No artigo, o diário explica que "o programa de Hitler", que consiste em "meia dúzia de ideias negativas vestidas de generalidades", "tem menos interesse do que a sua personalidade e movimentos". "É contra os judeus, os comunistas, os bolcheviques, o socialismo marxista, os separatistas, os altos custos de vida, as condições atuais, o fraco governo de Berlim e contra o Tratado de Versalhes. Defende apenas uma Alemanha forte e unida sob um governo forte."

O artigo foi desenterrado esta semana pelo jornalista do "The Wall Street Journal" Jon Ostrower, dias depois de a colunista conservadora do "The Washington Post" Jennifer Rubin ter classificado Donald Trump de "fascista". O objetivo de Ostrower era mostrar a abordagem cândida que foi feita de um homem que viria a ser um dos mais sanguinários ditadores de que há memória na História mundial — e como não foi dada atenção suficiente aos perigos representados pelo populismo do alemão, da mesma forma que não está a ser dada agora ao populismo do atual líder da corrida à nomeação republicana.

Nesse perfil de Hitler datado de há 94 anos, é ressaltado o seu "raro dom oratório que fascina audiências independentemente da sua orientação política ou credo religioso". "O seu método é simples: primeiro, propaganda, segundo, organização eficiente", lê-se ainda. "Ele conduz pessoalmente encontros de revivalismo patriótico com esse propósito."

Qualquer semelhança com 2016 não será pura ficção

Podia trocar-se "os judeus, os comunistas, os bolcheviques, o socialismo marxista, os separatistas" pelos muçulmanos, mexicanos, imigrantes sem documentos e os que se manifestam em comícios de campanha e estaríamos a falar de Donald Trump.

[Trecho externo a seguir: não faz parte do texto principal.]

@@ -1908,18 +1972,24 @@
         return c->fail(DCP_EFAIL, "query-lane launch failed");
     HIP_TRY(c, hipGetLastError());
     if (int rc = record_launch(c, -1, false, c->stream, false)) return rc;
-    for (int k = 0; redo && k < kNumClasses; ++k)
-    {
+    bool const fork = redo && DCP_QL_FORK_REDO != 0;
+    c->last_overlapped = fork;
+    hipEvent_t const ev_ql = c->ev_class[c->n_launched - 1u];
+    for (int kk = 0; redo && kk < kNumClasses; ++kk)
+    {
+        int const k = fork ? kNumClasses - 1 - kk : kk;
         if (redo_grid[k] == 0) continue;
+        hipStream_t const ls = fork ? c->class_stream[k] : c->stream;
+        if (fork) HIP_TRY(c, hipStreamWaitEvent(ls, ev_ql, 0));
         a.pairs = c->d_redo.p + qa.redo_base[k];
         a.npairs = c->d_redo_n.p + k;
         a.pair_cap = qa.redo_cap[k];
         a.first_prof = 0;
         a.nprof = c->nprof;
         SizeClass const sc = kClasses[k];
-        if (dcp_launch_rowsweep(sc.R, sc.W, &a, redo_grid[k], c->stream))
+        if (dcp_launch_rowsweep(sc.R, sc.W, &a, redo_grid[k], ls))
             return c->fail(DCP_EFAIL, "no kernel for class R=%d W=%d", sc.R, sc.W);
-        if (int rc = record_launch(c, k, true, c->stream, false)) return rc;
+        if (int rc = record_launch(c, k, true, ls, fork)) return rc;
     }
     HIP_TRY(c, hipGetLastError());
     HIP_TRY(c, hipEventRecord(c->ev_stop, c->stream));
@@ -2115,7 +2185,7 @@
     c->last_kernel = kernel;
     if (two_stage) ql_nt = dcp_qlane_block_size(), ql_blocks_per_cu = 1;
     if (kernel == 2)
-        if (int rc = ensure_qlane_layout(c, a, q_begin, q_end, ql_nt)) return rc;
+        if (int rc = ensure_qlane_layout(c, a, q_begin, q_end, ql_nt, ql_blocks_per_cu)) return rc;
 
     HIP_TRY(c, hipMemsetAsync(a.nhits, 0, sizeof(unsigned), c->stream));
     c->last_launches = 0;
@@ -2179,6 +2249,7 @@
     c->rs_force_R = (int)((bw >> 20) & 15u);
     c->seg_mode = ((bw >> 24) & 3u) == 1u ? 0 : ((bw >> 24) & 3u) == 2u ? 1 : -1;
     c->mp_mode = ((bw >> 26) & 3u) == 1u ? 0 : ((bw >> 26) & 3u) == 2u ? 1 : -1;
+    c->ql_merge_force = (bw >> 28) & 15u;
     return DCP_OK;
 }
 int dcp_gpu_test_set_seg_col_bytes(dcp_gpu_ctx *c, unsigned long long bytes)
@@ -2277,13 +2348,19 @@
 
 unsigned dcp_gpu_last_scan_launches(dcp_gpu_ctx const *c) { return c ? c->last_launches : 0; }
 int dcp_gpu_last_scan_kernel(dcp_gpu_ctx const *c) { return c && c->scanned ? c->last_kernel_variant : 0; }
+unsigned dcp_gpu_last_scan_query_blocks(dcp_gpu_ctx const *c)
+{
+    return c && c->scanned && !c->last_f64 && c->last_kernel == 2 ? c->ql_nqb : 0u;
+}
 
 int dcp_gpu_last_scan_launch_info(dcp_gpu_ctx *c, unsigned i, struct dcp_launch_info *out)
 {
     if (!c || !out || !c->scanned) return DCP_EINVAL;
     if (i >= c->n_launched) return DCP_EINVAL;
     int const k = c->launched_class[i];
-    hipEvent_t const before = i == 0 || (c->last_kernel == 1 && c->last_overlapped) ? c->ev_start : c->ev_class[i - 1];
+    hipEvent_t const before = i == 0 || (c->last_kernel == 1 && c->last_overlapped) ? c->ev_start
+                              : c->last_kernel == 2 && c->last_overlapped           ? c->ev_class[0]
+                                                                                    : c->ev_class[i - 1];
     if (hipEventSynchronize(c->ev_class[i]) != hipSuccess) return DCP_EFAIL;
     float ms = 0;
     if (hipEventElapsedTime(&ms, before, c->ev_class[i]) != hipSuccess) return DCP_EFAIL;
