size_t grid_ws_bytes(int64_t n_total, int64_t batch) {
    int64_t tc, bw, nb;
    grid_sizes(n_total, batch, &tc, &bw, &nb);
    size_t b = 0;
    b += align_up(sizeof(GridSeg) * (size_t)batch);
    b += align_up(sizeof(unsigned) * 6 * (size_t)batch);
    b += align_up(sizeof(unsigned) * GRID_LEVELS * (size_t)batch);
    b += align_up(sizeof(unsigned) * GRID_LEVELS * (size_t)bw);
    b += align_up(sizeof(int) * (size_t)(tc + 2));
    b += align_up(sizeof(int) * (size_t)nb);
// ... 221 lines not shown
        const int64_t last = first + blockDim.x - 1 < total ? first + blockDim.x - 1 : total - 1;
        s0 = (int)(first / per); s1 = (int)(last / per);
    } else {
        const int64_t last = first + blockDim.x - 1 < n_total ? first + blockDim.x - 1 : n_total - 1;
        seg_locate_wave(S, first, s0, l0);
        seg_locate_wave(S, last, s1, l1);
    }
    const bool one_item = (s0 == s1);
    if (threadIdx.x < GRID_LEVELS) cnt[threadIdx.x] = 0u;
    __syncthreads();
    const int64_t i = first + threadIdx.x;
    bool valid;
    int s = s0; int64_t local = l0 + threadIdx.x;
    if (dense_stride > 0) {
        s = (int)(i / per);
        local = (i - (int64_t)s * per) * dense_stride;
        valid = s < S.batch && local < S.n_uniform;
        if (!valid) s = s0;
    } else {
        valid = i < n_total;
        if (valid && !one_item) seg_locate(S, i, s, local);
    }
    int cx = 0, cy = 0, cz = 0;
    const GridSeg* g = &segs[s];
    valid = valid && (local % g->probe_stride == 0);
    if (valid) {
        const float* p = pts + 3 * (seg_begin_global(S, s) + local);
        float inv = 1.0f / g->c0;
        cx = cell_coord(p[0], g->lo[0], inv, g->dims0[0]);
        cy = cell_coord(p[1], g->lo[1], inv, g->dims0[1]);
        cz = cell_coord(p[2], g->lo[2], inv, g->dims0[2]);
    }
    const int64_t bit_base = (int64_t)g->cell_base + 32 * (int64_t)s;
    for (int l = 0; l < GRID_LEVELS; ++l) {
        bool fresh = false;
        if (valid) {
            int dx = ((g->dims0[0] - 1) >> l) + 1, dy = ((g->dims0[1] - 1) >> l) + 1;
            int64_t id = (cx >> l) + (int64_t)dx * ((cy >> l) + (int64_t)dy * (cz >> l));
            int64_t bit = bit_base + id;
            unsigned m = 1u << (unsigned)(bit & 31);
            unsigned old = atomicOr(&bitmap[(int64_t)l * bitmap_words + (bit >> 5)], m);
            fresh = !(old & m);
        }
        if (one_item) {
            unsigned long long b = __ballot(fresh);
            if ((threadIdx.x & 63) == 0 && b) atomicAdd(&cnt[l], (unsigned)__popcll(b));
        } else if (fresh) {
            atomicAdd(&occ[GRID_LEVELS * s + l], 1u);
        }
    }
    __syncthreads();
    if (one_item && threadIdx.x < GRID_LEVELS && cnt[threadIdx.x])
        atomicAdd(&occ[GRID_LEVELS * s0 + threadIdx.x], cnt[threadIdx.x]);
}

__device__ __forceinline__ float occ_of_lam(float lam) { return lam / (1.0f - expf(-lam)); }
__device__ __forceinline__ float lam_of_occ(float m) {
    if (m <= 1.0005f) return 1.0e-3f;
    float lo = 1.0e-3f, hi = 64.0f;
    if (m >= hi) return m;
    for (int it = 0; it < 40; ++it) {
        float mid = 0.5f * (lo + hi);
        if (occ_of_lam(mid) < m) lo = mid; else hi = mid;
    }
    return 0.5f * (lo + hi);
}

__device__ __forceinline__ void finish_grid(GridSeg& g, float c, int64_t cap) {
    float emax = fmaxf(g.ext[0], fmaxf(g.ext[1], g.ext[2]));
    int d[3] = {1, 1, 1};
    if (emax > 0.f) {
        for (int it = 0; it < 200; ++it) {
            if (dims_fit(g.ext, c, cap, d)) break;
            c *= 1.1f;
        }
    } else {
        c = 1.0f;
    }
    g.c = c;
    g.inv_c = 1.0f / c;
    for (int a = 0; a < 3; ++a) g.dims[a] = d[a];
}

__global__ void grid_setup1(const unsigned* occ, GridSeg* segs, int batch, float target) {
    int s = blockIdx.x * blockDim.x + threadIdx.x;
    if (s >= batch) return;
    GridSeg g = segs[s];
    int64_t n = g.n;
    float emax = fmaxf(g.ext[0], fmaxf(g.ext[1], g.ext[2]));
    int64_t cap = (int64_t)GRID_CAP * n + GRID_SLACK;
    float c = g.c0;
    if (n > 0 && emax > 0.f) {
        const float n_probe = (float)((n + g.probe_stride - 1) / g.probe_stride);
        const float lam_goal = lam_of_occ(target) / (float)g.probe_stride;
        float lam_prev = 0.f, lam_cur = 0.f;
        int lsel = -1;
        for (int l = 0; l < GRID_LEVELS; ++l) {
            unsigned cnt = occ[GRID_LEVELS * s + l];
            lam_cur = lam_of_occ(n_probe / (float)(cnt > 0u ? cnt : 1u));
            if (lam_cur >= lam_goal) { lsel = l; break; }
            lam_prev = lam_cur;
        }
        if (lsel == 0) {
            c = g.c0;
        } else if (lsel > 0) {
            float D = fminf(fmaxf(log2f(lam_cur / lam_prev), 1.0f), 3.0f);
            g.dim_est = D;
            c = g.c0 * (float)(1 << (lsel - 1)) * powf(lam_goal / lam_prev, 1.0f / D);
        } else {
            c = g.c0 * (float)(1 << (GRID_LEVELS - 1));
            if (n <= 64) c = emax * 2.0f;
        }
    }
    finish_grid(g, c, cap);
    segs[s] = g;
}

__global__ void grid_setup_derived(Segs S, const GridSeg* parent, GridSeg* segs, int batch) {
    int s = blockIdx.x * blockDim.x + threadIdx.x;
    if (s >= batch) return;
    GridSeg g = parent[s];
    int64_t n = seg_len(S, s);
    int64_t pb = seg_begin_packed(S, s);
    float ratio = n > 0 ? (float)g.n / (float)n : 1.0f;
    float c = g.c * powf(fmaxf(ratio, 1.0f), 1.0f / g.dim_est);
    g.n = (int)n;
    g.sorted_base = (int)pb;
    g.cell_base = (int)(GRID_CAP * pb + (int64_t)GRID_SLACK * s);
    if (n <= 64) c = fmaxf(g.ext[0], fmaxf(g.ext[1], g.ext[2])) * 2.0f;
    finish_grid(g, c, (int64_t)GRID_CAP * n + GRID_SLACK);
    segs[s] = g;
}

__device__ __forceinline__ int point_cell(const GridSeg* g, float x, float y, float z) {
    int cx = cell_coord(x, g->lo[0], g->inv_c, g->dims[0]);
    int cy = cell_coord(y, g->lo[1], g->inv_c, g->dims[1]);
    int cz = cell_coord(z, g->lo[2], g->inv_c, g->dims[2]);
    return g->cell_base + cx + g->dims[0] * (cy + g->dims[1] * cz);
}

__global__ void grid_hist(const float* __restrict__ pts, Segs S, int64_t n_total,
                          const GridSeg* __restrict__ segs, int* cells) {
    int64_t i = (int64_t)blockIdx.x * blockDim.x + threadIdx.x;
    if (i >= n_total) return;
    int s; int64_t local;
    seg_locate(S, i, s, local);
    const float* p = pts + 3 * (seg_begin_global(S, s) + local);
    int cid = point_cell(&segs[s], p[0], p[1], p[2]);
    atomicAdd(&cells[cid + 2], 1);
}

constexpr int SCAN_TILE = 4096;


__global__ void __launch_bounds__(256) scan_block_sums(const int* __restrict__ a, int64_t n, int* block_sums) {
    __shared__ int ws[4];
    const int64_t base = (int64_t)blockIdx.x * SCAN_TILE;
    int v = 0;
#pragma unroll
    for (int j = 0; j < SCAN_TILE / 256; ++j) {
        int64_t i = base + j * 256 + threadIdx.x;
        if (i < n) v += a[i];
    }
    v = wave_sum(v);
    if ((threadIdx.x & 63) == 0) ws[threadIdx.x >> 6] = v;
    __syncthreads();
    if (threadIdx.x == 0) block_sums[blockIdx.x] = ws[0] + ws[1] + ws[2] + ws[3];
}

__global__ void __launch_bounds__(1024) scan_sums(int* block_sums, int64_t nb) {
    __shared__ int wsum[16];
    const int t = threadIdx.x;
    const int64_t per = (nb + 1023) / 1024;
    const int64_t lo = (int64_t)t * per, hi = lo + per < nb ? lo + per : nb;
    int s = 0;
    for (int64_t i = lo; i < hi; ++i) s += block_sums[i];
    int incl = wave_inclusive_scan(s);
    if ((t & 63) == 63) wsum[t >> 6] = incl;
    __syncthreads();
    int carry = 0;
    for (int w = 0; w < (t >> 6); ++w) carry += wsum[w];
    int run = carry + incl - s;
    for (int64_t i = lo; i < hi; ++i) {
        int v = block_sums[i];
        block_sums[i] = run;
        run += v;
    }
}

__global__ void __launch_bounds__(256) scan_final(int* a, int64_t n, const int* __restrict__ block_sums) {
    __shared__ int ws[4];
    const int lane = threadIdx.x & 63, wv = threadIdx.x >> 6;
    const int64_t base = (int64_t)blockIdx.x * SCAN_TILE + (int64_t)wv * 1024;
    int v[16], tot = 0;
#pragma unroll
    for (int r = 0; r < 16; ++r) {
        int64_t i = base + r * 64 + lane;
        v[r] = i < n ? a[i] : 0;
        tot += v[r];
    }
    tot = wave_sum(tot);
    if (lane == 0) ws[wv] = tot;
    __syncthreads();
    int carry = block_sums[blockIdx.x];
    for (int w = 0; w < wv; ++w) carry += ws[w];
#pragma unroll
    for (int r = 0; r < 16; ++r) {
        int incl = wave_inclusive_scan(v[r]) + carry;
        int64_t i = base + r * 64 + lane;
        if (i < n) a[i] = incl;
        carry = __shfl(incl, 63);
    }
}

// ... 74 lines not shown
    return 0;
}

static int grid_sort(const float* points, Segs S, const GridWs& ws, hipStream_t stream) {
    int64_t n = ws.n_total;
    int nb = (int)((n + 255) / 256);
    if (n > 0) {
        hipLaunchKernelGGL(grid_hist, dim3(nb), dim3(256), 0, stream, points, S, n, ws.segs, ws.cells);
        ML3D_LAUNCH_CHECK();
        if (scan_inclusive_i32(ws.cells + 2, ws.total_cells, ws.block_sums, stream)) return -3;
        hipLaunchKernelGGL(grid_scatter, dim3(nb), dim3(256), 0, stream, points, S, n, ws.segs, ws.cells,
                           ws.sorted);
        ML3D_LAUNCH_CHECK();
    }
    return 0;
}


int grid_build(const float* points, Segs S, const GridWs& ws, float target_occ, hipStream_t stream) {
    int64_t n = ws.n_total;
    int B = ws.batch;
    if (B <= 0) return 0;
    if (target_occ <= 0.f) target_occ = 4.0f;
    int sb = (B + 63) / 64;
    zero_async(ws.bitmap, (size_t)((char*)(ws.cells + ws.total_cells + 2) - (char*)ws.bitmap), stream);
    hipLaunchKernelGGL(grid_bbox_init, dim3(sb), dim3(64), 0, stream, ws.bbox, ws.occ, B);
    ML3D_LAUNCH_CHECK();
    if (n > 0) {
        int nb4 = (int)((n + 1023) / 1024);
        hipLaunchKernelGGL(grid_bbox, dim3(nb4), dim3(256), 0, stream, points, S, n, ws.bbox);
        ML3D_LAUNCH_CHECK();
    }
    hipLaunchKernelGGL(grid_setup0, dim3(sb), dim3(64), 0, stream, S, ws.bbox, ws.segs, B);
    ML3D_LAUNCH_CHECK();
    int nb = (int)((n + 255) / 256);
    if (n > 0) {
        const int dense = (!S.splits && S.n_uniform >= 32768) ? 16 : 0;
        const int nbo = dense ? (int)((((S.n_uniform + dense - 1) / dense) * (int64_t)S.batch + 255) / 256) : nb;
        hipLaunchKernelGGL(grid_occupancy, dim3(nbo), dim3(256), 0, stream, points, S, n, ws.segs, ws.bitmap,
                           ws.bitmap_words, ws.occ, dense);
        ML3D_LAUNCH_CHECK();
    }
    hipLaunchKernelGGL(grid_setup1, dim3(sb), dim3(64), 0, stream, ws.occ, ws.segs, B, target_occ);
    ML3D_LAUNCH_CHECK();
    return grid_sort(points, S, ws, stream);
}
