## Split minimizer scan and bitmap probing into separate batched phases

Restructures the per-segment loop into two passes. The first computes window minimizers for all blocks and records run starts as byte offsets in shared memory plus change bitmasks. The second probes the filter bitmap in groups of four independent loads, so more memory requests are in flight per warp. This replaces the old one-block-ahead software pipeline with its held-minimizer reuse, and overflow runs beyond a cap fall back to a scalar recompute. It adds shared-memory byte stores, extra bookkeeping and possibly redundant fetches, because a minimizer shared across block boundaries is no longer reused.

```diff
diff --git a/metalign_b200/csrc/probe_mz.cu b/metalign_b200/csrc/probe_mz.cu
--- a/metalign_b200/csrc/probe_mz.cu
+++ b/metalign_b200/csrc/probe_mz.cu
@@ -8,10 +8,11 @@
 #ifndef MZ_MINCTAS
 #define MZ_MINCTAS 2
 #endif
-constexpr unsigned MZ_MAXRUN = 4;
+constexpr unsigned MZ_LGROUP = 4;
 constexpr unsigned MZ_QDRAIN = 32;
 constexpr unsigned MZ_QCAP = MZ_QDRAIN + 128;
-constexpr unsigned MZ_LIST = 16;
+constexpr unsigned MZ_LIST = 64;
+constexpr unsigned MZ_CAP = MZ_LIST - 16;
 constexpr uint32_t MZ_M64 = MLG_MZ_ORD_MULT << 6;
 #ifndef MZ_TILE_READS
 #define MZ_TILE_READS 32
@@ -26,7 +27,7 @@
 };
 struct MzShared {
     MzStage stg;
-    uint32_t wm[MZ_LIST][RT];
+    unsigned char rl[MZ_LIST][RT];
     uint32_t seq[SEGW + 1][RT];
     uint32_t qa[WARPS][MZ_QCAP];
     uint32_t qc[WARPS][MZ_QCAP];
@@ -60,6 +61,12 @@
 __device__ __forceinline__ uint32_t ldg_u32(const uint32_t* ptr) {
     uint32_t r;
     asm volatile("ld.global.nc" MZ_L2Q ".b32 %0, [%1];" : "=r"(r) : "l"(ptr));
+    return r;
+}
+__device__ __forceinline__ void sts8(uint32_t addr, uint32_t v) { asm volatile("st.shared.u8 [%0], %1;" ::"r"(addr), "r"(v) : "memory"); }
+__device__ __forceinline__ uint32_t lds8(uint32_t addr) {
+    uint32_t r;
+    asm volatile("ld.shared.u8 %0, [%1];" : "=r"(r) : "r"(addr));
     return r;
 }
 __device__ __forceinline__ key128 ldg_key(const key128* ptr) {
@@ -232,7 +239,7 @@
     unsigned long long pol_stream;
     asm volatile("createpolicy.fractional.L2::evict_normal.b64 %0, 1.0;" : "=l"(pol_stream));
 #endif
-    const uint32_t wm_base = smem_u32(&sm.wm[0][tid]), seq_base = smem_u32(&sm.seq[0][tid]);
+    const uint32_t rl_base = smem_u32(&sm.rl[0][tid]), seq_base = smem_u32(&sm.seq[0][tid]);
     const uint32_t* const MB = db.F;
     const uint32_t lt_mask = (1u << lane) - 1u;
     const uint32_t fmask_lo = db.fbits >= 32u ? 0xFFFFFFFFu : ((1u << db.fbits) - 1u);
@@ -349,127 +356,132 @@
             uint32_t P = 0xFFFFFFFFu;
 #pragma unroll
             for (int i = 0; i < 12; ++i) P = min(P, mz_val(loc, rcl, 1, i));
-            uint32_t held_wm = 0;
-            bool have = false, held_pass = false;
-
-            bool pend = false, pneed0 = false, more = true;
-            uint32_t pW = 0, pchg = 0, pvm = 0, pnr = 0, pblk = 0;
-            uint32_t pX0 = 0, pX1 = 0, pX2 = 0, pX3 = 0, pbits = 0, pbit2 = 0;
+            const int lastv = v2 ? 96 - __ffs(v2) : v1 ? 64 - __ffs(v1) : v0 ? 32 - __ffs(v0) : -1;
+            const unsigned nblk = __reduce_max_sync(FULL, (unsigned)(lastv + 16) >> 4);
+            uint32_t pw = 0xFFFFFFFFu;
+            uint32_t lst = rl_base;
+            uint32_t c0 = 0, c1 = 0, c2 = 0;
 #pragma unroll 1
-            for (int blk = 0;; ++blk) {
-                const uint32_t blk16 = (uint32_t)blk * 16u;
-                uint32_t F0 = 0, F1 = 0, F2 = 0, F3 = 0;
-                if (pend) {
-                    F0 = ldg_bitmap_if(pneed0, MB + pX0);
-                    F1 = ldg_bitmap_if(pnr > 1u, MB + pX1);
-                    F2 = ldg_bitmap_if(pnr > 2u, MB + pX2);
-                    F3 = ldg_bitmap_if(pnr > 3u, MB + pX3);
-                    my_fetch += (pneed0 ? 1u : 0u) + pnr - 1u;
+            for (unsigned blk = 0; blk < nblk; ++blk) {
+                lst = min(lst, rl_base + MZ_CAP * RT);
+                uint32_t Suf[16];
+                {
+                    uint32_t smn = 0xFFFFFFFFu;
+#pragma unroll
+                    for (int i = 15; i >= 0; --i) { smn = min(smn, mz_val(loc, rcl, 0, i)); Suf[i] = smn; }
                 }
-                uint32_t chgraw = 0, wm_first = 0, vb = 0;
-                if (more) {
-                    vb = v0 & 0xFFFF0000u;
-                    v0 = fsl(v0, v1, 16); v1 = fsl(v1, v2, 16); v2 <<= 16;
-                    uint32_t Suf[16];
-                    {
-                        uint32_t smn = 0xFFFFFFFFu;
-#pragma unroll
-                        for (int i = 15; i >= 0; --i) { smn = min(smn, mz_val(loc, rcl, 0, i)); Suf[i] = smn; }
+                uint32_t A1 = 0, chg = 0;
+#pragma unroll
+                for (int tt = 0; tt < 16; ++tt) {
+                    uint32_t wm;
+                    if (tt < 4) {
+                        P = min(P, mz_val(loc, rcl, 1, 12 + tt));
+                        wm = min(Suf[tt], P);
+                        if (tt == 3) { A1 = P; P = 0xFFFFFFFFu; }
+                    } else {
+                        P = min(P, mz_val(loc, rcl, 2, tt - 4));
+                        wm = min(min(Suf[tt], A1), P);
                     }
-                    uint32_t A1 = 0, pw = 0;
-                    uint32_t lst = wm_base + MZ_ROW;
-#pragma unroll
-                    for (int tt = 0; tt < 16; ++tt) {
-                        uint32_t wm;
-                        if (tt < 4) {
-                            P = min(P, mz_val(loc, rcl, 1, 12 + tt));
-                            wm = min(Suf[tt], P);
-                            if (tt == 3) { A1 = P; P = 0xFFFFFFFFu; }
-                        } else {
-                            P = min(P, mz_val(loc, rcl, 2, tt - 4));
-                            wm = min(min(Suf[tt], A1), P);
-                        }
-                        if (tt == 0) wm_first = wm;
-                        else if (wm != pw) {
-                            sts32(lst, wm);
-                            lst += MZ_ROW;
-                            chgraw |= 1u << tt;
-                        }
-                        pw = wm;
+                    if (wm != pw) {
+                        sts8(lst, wm);
+                        lst += RT;
+                        chg |= 1u << tt;
                     }
-                    P -= 16u;
+                    pw = wm;
                 }
-                bool nneed0 = false;
-                uint32_t nW = 0, nchg = 0, nvm = 0, nnr = 1, nX0 = 0, nX1 = 0, nX2 = 0, nX3 = 0, nbits = 0, nbit2 = 0;
-                if (more) {
-                    uint32_t t3 = chgraw;
-                    t3 &= t3 - 1u; t3 &= t3 - 1u; t3 &= t3 - 1u;
-                    nchg = chgraw ^ t3;
-                    const uint32_t ovfm = t3 ? (~((t3 & (0u - t3)) - 1u) & 0xFFFFu) : 0u;
-                    const uint32_t vwin = __brev(vb) & 0xFFFFu;
-                    nnr = 1u + __popc(nchg);
-                    nvm = vwin & ~ovfm;
-                    if (__any_sync(FULL, t3 != 0u)) {
-                        const unsigned long long ia = s_bw0[warp][stage] * 32ull + brel0 + (unsigned long long)seg * WMAX + blk16;
-                        uint32_t rest = t3;
-                        unsigned rr = MZ_MAXRUN;
-                        while (__any_sync(FULL, rest != 0u)) {
-                            const uint32_t low = rest & (0u - rest), nxt = rest ^ low;
-                            const uint32_t upto = nxt ? (nxt & (0u - nxt)) : 0x10000u;
-                            const uint32_t mk = rest ? ((upto - low) & vwin) : 0u;
-                            const uint32_t w = rest ? lds32(wm_base + rr * MZ_ROW) : 0u;
-                            push(mk != 0u, ia, mk, (w & 63u) | 0x8000u);
-                            drain_if_full();
-                            rest = nxt; ++rr;
-                        }
-                    }
-                    const uint32_t W1 = lds32(wm_base + 1u * MZ_ROW), W2 = lds32(wm_base + 2u * MZ_ROW), W3 = lds32(wm_base + 3u * MZ_ROW);
-                    nneed0 = !have || wm_first != held_wm;
-                    have = true;
-                    held_wm = (nnr == 1u ? wm_first : nnr == 2u ? W1 : nnr == 3u ? W2 : W3) - 16u;
-                    nW = (wm_first & 63u) | ((W1 & 63u) << 8) | ((W2 & 63u) << 16) | ((W3 & 63u) << 24);
-                    auto locate = [&](uint32_t w, unsigned sl) -> uint32_t {
+                P -= 16u;
+                pw -= 16u;
+                c0 = __funnelshift_r(c0, c1, 16); c1 = __funnelshift_r(c1, c2, 16); c2 = __funnelshift_r(c2, chg, 16);
+#pragma unroll
+                for (int k = 0; k < (int)SEGW - 1; ++k) loc[k] = loc[k + 1];
+#pragma unroll
+                for (int k = (int)SEGW - 1; k > 0; --k) rcl[k] = rcl[k - 1];
+            }
+            for (unsigned blk = nblk; blk < WMAX / 16u; ++blk) { c0 = __funnelshift_r(c0, c1, 16); c1 = __funnelshift_r(c1, c2, 16); c2 >>= 16; }
+
+            {
+                const uint32_t lim = (uint32_t)(lastv + 1);
+                c0 &= lim >= 32u ? 0xFFFFFFFFu : (1u << lim) - 1u;
+                c1 &= lim >= 64u ? 0xFFFFFFFFu : lim > 32u ? (1u << (lim - 32u)) - 1u : 0u;
+                c2 &= lim >= 96u ? 0xFFFFFFFFu : lim > 64u ? (1u << (lim - 64u)) - 1u : 0u;
+            }
+            const uint32_t nr = (uint32_t)(__popc(c0) + __popc(c1) + __popc(c2));
+            uint32_t fw = 0;
+            c0 = __funnelshift_r(c0, c1, 1); c1 = __funnelshift_r(c1, c2, 1); c2 >>= 1;
+            auto next_start = [&]() -> uint32_t {
+                const uint32_t d = __ffs(c0);
+                c0 = __funnelshift_r(c0, c1, d); c1 = __funnelshift_r(c1, c2, d); c2 >>= d;
+                return d ? fw + d : WMAX;
+            };
+            const uint32_t V0 = __brev(v0), V1 = __brev(v1), V2 = __brev(v2);
+            auto emit = [&](bool on, uint32_t pk, uint32_t unt) {
+                const uint32_t f = pk & 127u, e = (pk >> 8) & 127u, pz = pk >> 16;
+                const unsigned long long ia = s_bw0[warp][stage] * 32ull + brel0 + (unsigned long long)seg * WMAX;
+#pragma unroll
+                for (uint32_t k = 0; k < 3u; ++k) {
+                    const uint32_t b0 = (f & ~15u) + 16u * k;
+                    const uint32_t vb = ((b0 < 32u ? V0 : b0 < 64u ? V1 : V2) >> (b0 & 16u)) & 0xFFFFu;
+                    const uint32_t lo = k == 0 ? f - b0 : 0u, hi = e < b0 + 16u ? e - b0 : 16u;
+                    const uint32_t mk = e > b0 ? (0xFFFFu << lo) & (0xFFFFu >> (16u - hi)) & vb : 0u;
+                    push(on && mk != 0u, ia + b0, mk, (pz - b0) | unt);
+                }
+            };
+
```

Podia trocar-se Hilter por Trump na frase "o programa de Hitler tem menos interesse do que a sua personalidade e movimentos" e tudo estaria certo.

Ao longo da corrida para poder disputar a presidência dos EUA em novembro, o magnata populista tem efetivamente baseado o seu programa político numa "meia dúzia de ideias negativas vestidas de generalidades" e defendido alto e bom som as suas políticas anti-imigração, em linha com o que é descrito sobre Hitler.

Em julho disse que "todos os mexicanos são violadores e homicidas". Meses depois declarou que, se for eleito Presidente, irá juntar os 11 milhões de imigrantes clandestinos e deportá-los dos Estados Unidos; em Dezembro foi comparado com o ditador nazi por prometer criar uma base de dados sobre a população muçulmana do país para obrigar esses cidadãos a usar identificações explícitas de que são muçulmanos, tal como Hitler obrigou os judeus a usarem estrelas de David como identificação clara da sua "inferioridade".

O perigo da ambição cega

Entre as descrições de Hitler no artigo de há quase 100 anos, um parágrafo salta ainda mais à vista pelos paralelismos que sugere. "Várias fontes bem informadas e de confiança confirmam que a ideia de que o antissemitismo de Hitler não é tão genuíno nem violento quanto parece e que ele está meramente a usar propaganda antissemita como isco para agregar massas de seguidores e mantê-los excitados, entusiasmados e prontos para quando a sua organização [política] estiver aperfeiçoada e for suficientemente poderosa para ser eficaz nos seus objetivos políticos."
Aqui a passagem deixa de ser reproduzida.